Similar stories repeat. Vistra abandoned a 600-megawatt plant in Morro Bay after a local ballot measure and coastal commission concerns over sea level rise and habitat. NextEra faces pushback on a 400-megawatt site north of San Francisco on farmland. Lawsuits have halted others. A 2025 fire at Moss Landing, one of the world’s largest facilities, heightened worries even as safety standards improve. The Los Angeles Times detailed how such resistance doubles timelines and raises costs.
Don Laird, an Acton resident since 1988, captured local sentiment. “We live with the reality of wildfire risks every single year. Acton is not the right location for a lithium-ion battery facility. The risks are too high.” Other neighbors called the idea “pure insanity.”
Developers counter that these systems are essential. Garrett Lehman, Coval’s director of development, said projects like Prairie Song “are not optional additions. They’re essential infrastructure.”
Costs fall anyway. Battery storage prices dropped sharply. A BloombergNEF analysis showed the levelized cost for a four-hour standalone project declined 27% in 2025 to $78 per megawatt-hour. Projections see it reaching $58 by 2035. That improves economics for pairing with solar and reduces curtailment.
Longer-duration technologies gain attention. California will host one of the world’s largest compressed air energy storage projects in Kern County, developed by Hydrostor. Iron-air batteries from startups like Form Energy undergo testing in Berkeley. These address limitations of lithium-ion systems, which typically deliver four hours or so. The state’s current fleet holds about 55,000 megawatt-hours, enough for roughly three to four hours at peak output.

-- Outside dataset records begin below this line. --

# Acellera/moleculekit

Hardware: AMD Instinct MI355X
Metric: Mvoxel-channels/s (64^3 grid, 8 ch) (higher is better)
Workload: dtype f32; 1 GPU; cfg2: BASELINE.json configs[1]; channels=8, atoms_per_gpu=12800000, periodic=False, tile_k=0, pipelined_steps=True, topology_reuse=False, device=AMD Radeon Graphics, arch=gfx950:sramecc+:xnack-, compute_units=256

## Files before the change

### include/mkamd_voxel.h

```cpp
#ifndef MKAMD_VOXEL_H
#define MKAMD_VOXEL_H

#include <stddef.h>
#include <stdint.h>

#ifdef __cplusplus
extern "C" {
#endif

#define MKAMD_OK 0
#define MKAMD_EINVAL 1
#define MKAMD_EHIP 2
#define MKAMD_ENODEV 3
#define MKAMD_EOVERFLOW 4
#define MKAMD_EBOX 5
#define MKAMD_ENOMEM 6

typedef struct mkamd_ctx mkamd_ctx;

const char* mkamd_version(void);
const char* mkamd_last_error(void);
int mkamd_device_count(int* count);

int mkamd_ctx_create(int device, mkamd_ctx** ctx);
// ... 2 lines not shown
int mkamd_ctx_abandon_pending(mkamd_ctx* ctx);
int mkamd_ctx_synchronize(mkamd_ctx* ctx);
int mkamd_ctx_poll_errors(mkamd_ctx* ctx);
int mkamd_ctx_device_info(mkamd_ctx* ctx, char* name, size_t len, int* compute_units,
                          uint64_t* hbm_bytes, char* arch, size_t arch_len);
int mkamd_ctx_set_tile_k(mkamd_ctx* ctx, int k);
int mkamd_ctx_set_force_general(mkamd_ctx* ctx, int on);
int mkamd_ctx_set_lds_tier(mkamd_ctx* ctx, int tier);
int mkamd_ctx_set_prepass_mode(mkamd_ctx* ctx, int mode);
int mkamd_ctx_set_fine_cells(mkamd_ctx* ctx, int on);
int mkamd_ctx_set_direct_binning(mkamd_ctx* ctx, int mode);
int mkamd_ctx_set_value_tolerance(mkamd_ctx* ctx, double eps);
int mkamd_ctx_set_tile_team(mkamd_ctx* ctx, int mode);
int mkamd_ctx_set_tile_items(mkamd_ctx* ctx, int mode);
int mkamd_ctx_set_exact_redo(mkamd_ctx* ctx, int mode);
int mkamd_ctx_set_pipelining(mkamd_ctx* ctx, int on);
int mkamd_ctx_promise_inputs(mkamd_ctx* ctx, void* hip_event);
int mkamd_ctx_withdraw_promise(mkamd_ctx* ctx);
int mkamd_ctx_pipelined_calls(mkamd_ctx* ctx, int64_t* n);
int mkamd_ctx_last_tile_kernel(mkamd_ctx* ctx, char* name, size_t name_cap);
int mkamd_ctx_enable_kernel_timing(mkamd_ctx* ctx, int enable);
int mkamd_ctx_read_kernel_timing(mkamd_ctx* ctx, double* total_ms, int64_t* launches);
int mkamd_clock_probe_dev(mkamd_ctx* ctx, void* hip_stream, int64_t microseconds, uint64_t* d_ticks2);

int mkamd_calculate_occupancy(mkamd_ctx* ctx, const double* centers, int64_t n_centers,
                              const float* coords, int64_t n_atoms, const double* sigmas,
                              int32_t n_channels, double* results);

int mkamd_calculate_occupancy_cpu(const double* centers, int64_t n_centers, const float* coords, int64_t n_atoms,
                                  const double* sigmas, int32_t n_channels, double* results);
int mkamd_calculate_occupancy_cpu_threads(const double* centers, int64_t n_centers, const float* coords, int64_t n_atoms,
                                          const double* sigmas, int32_t n_channels, double* results, int32_t n_threads);

int mkamd_occupancy_centers_host(mkamd_ctx* ctx, const double* centers, int64_t n_centers,
                                 const float* coords, int64_t n_atoms, const void* sigmas,
                                 int sigmas_are_f64, int32_t n_channels, const double* box,
                                 float* features);
int mkamd_occupancy_centers_dev(mkamd_ctx* ctx, const double* d_centers, int64_t n_centers,
                                const float* d_coords, int64_t n_atoms, const void* d_sigmas,
                                int sigmas_are_f64, int32_t n_channels, const double* box_host,
                                float* d_features);

int mkamd_voxelize_lattice_host(mkamd_ctx* ctx, int32_t n_items, const float* coords,
                                const int64_t* atom_offsets, const void* sigmas,
                                int sigmas_are_f64, int32_t n_channels, const double* origins,
                                const int32_t* nvoxels, double voxelsize, const float* box,
                                int32_t max_images_per_atom, float* features);
int mkamd_voxelize_lattice_host_f64(mkamd_ctx* ctx, int32_t n_items, const float* coords,
                                    const int64_t* atom_offsets, const void* sigmas,
                                    int sigmas_are_f64, int32_t n_channels, const double* origins,
                                    const int32_t* nvoxels, double voxelsize, const float* box,
                                    int32_t max_images_per_atom, double* features);
int mkamd_voxelize_lattice_host_begin(mkamd_ctx* ctx, int32_t n_items, const float* coords,
                                      const int64_t* atom_offsets, const void* sigmas,
                                      int sigmas_are_f64, int32_t n_channels, const double* origins,
                                      const int32_t* nvoxels, double voxelsize, const float* box,
                                      int32_t max_images_per_atom);
int mkamd_voxelize_lattice_host_end(mkamd_ctx* ctx, float* features, double* features_f64, uint64_t n_values);
int mkamd_voxelize_lattice_dev(mkamd_ctx* ctx, int32_t n_items, const float* d_coords,
                               const int64_t* d_atom_offsets, int64_t total_atoms,
                               const void* d_sigmas, int sigmas_are_f64, int32_t n_channels,
                               const double* d_origins, const int32_t* nvoxels, double voxelsize,
                               const float* d_box, int32_t max_images_per_atom,
                               float* d_features);

int mkamd_voxelize_lattice_aug_dev(mkamd_ctx* ctx, int32_t n_items, const float* d_coords,
                                   const int64_t* d_atom_offsets, int64_t total_atoms,
                                   const void* d_sigmas, int sigmas_are_f64, int32_t n_channels,
                                   const double* d_origins, const int32_t* nvoxels, double voxelsize,
                                   const float* d_box, int32_t max_images_per_atom,
                                   const double* d_affine, float* d_features);

typedef struct mkamd_topology mkamd_topology;
int mkamd_topology_create_dev(mkamd_ctx* ctx, const void* d_sigmas, int sigmas_are_f64, int64_t n_atoms, int32_t n_channels,
                              double voxelsize, mkamd_topology** topology);
int mkamd_topology_create_host(mkamd_ctx* ctx, const void* sigmas, int sigmas_are_f64, int64_t n_atoms, int32_t n_channels,
                               double voxelsize, mkamd_topology** topology);
int mkamd_topology_destroy(mkamd_ctx* ctx, mkamd_topology* topology);
int mkamd_topology_info(const mkamd_topology* topology, int64_t* n_atoms, int32_t* n_channels, double* voxelsize, int32_t* has_wide_sigmas);
int mkamd_voxelize_lattice_topo_dev(mkamd_ctx* ctx, int32_t n_items, const float* d_coords, const int64_t* d_atom_offsets,
                                    int64_t total_atoms, const mkamd_topology* topology, const double* d_origins,
                                    const int32_t* nvoxels, double voxelsize, const float* d_box, int32_t max_images_per_atom,
                                    const double* d_affine, float* d_features);

int mkamd_grid_centers_host(mkamd_ctx* ctx, const double* bb_min, const int32_t* nvoxels,
                            double voxelsize, double* centers);
int mkamd_grid_centers_dev(mkamd_ctx* ctx, const double* bb_min, const int32_t* nvoxels,
                           double voxelsize, double* d_centers);

int mkamd_prefault(void* buffer, uint64_t bytes);
int mkamd_copy_to_host(mkamd_ctx* ctx, void* host_dst, const void* device_src, uint64_t bytes);
int mkamd_copy_dev(mkamd_ctx* ctx, void* device_dst, const void* device_src, uint64_t bytes);
int mkamd_frames_to_items_dev(mkamd_ctx* ctx, void* hip_stream, const float* d_src, int64_t rows, int64_t src_pitch,
                              int64_t n_frames, float scale, float* d_dst);

int mkamd_lattice_from_centers(const double* centers, int64_t n_centers, double* bb_min, int32_t* nvoxels, double* voxelsize);

#ifdef __cplusplus
}
#endif
#endif
```

### moleculekit_amd/_lib.py

```python
from __future__ import annotations

import ctypes
import os
import threading

import numpy as np
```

Data centers add both opportunity and strain. Tech companies seek clean power for branding. Yet the Bay Area grid was not built for such concentrated loads. Transmission upgrades will prove expensive and time-consuming. Uncertainty reigns. Many queued projects may never materialize.
So the record discharge in March marks progress. Not an endpoint. California must add far more batteries, generation and lines to meet 2045 targets amid rising demand. Federal policies tilt the field. Local opposition slows siting. Technology costs drop. New storage forms emerge.
The grid operator, utilities and developers navigate these crosscurrents daily. Batteries already reshape evening peaks. They prevent blackouts. They displace gas plants. Their role will only expand. But scaling without alienating communities or outrunning infrastructure remains the real test. The numbers impress. The execution ahead will determine success.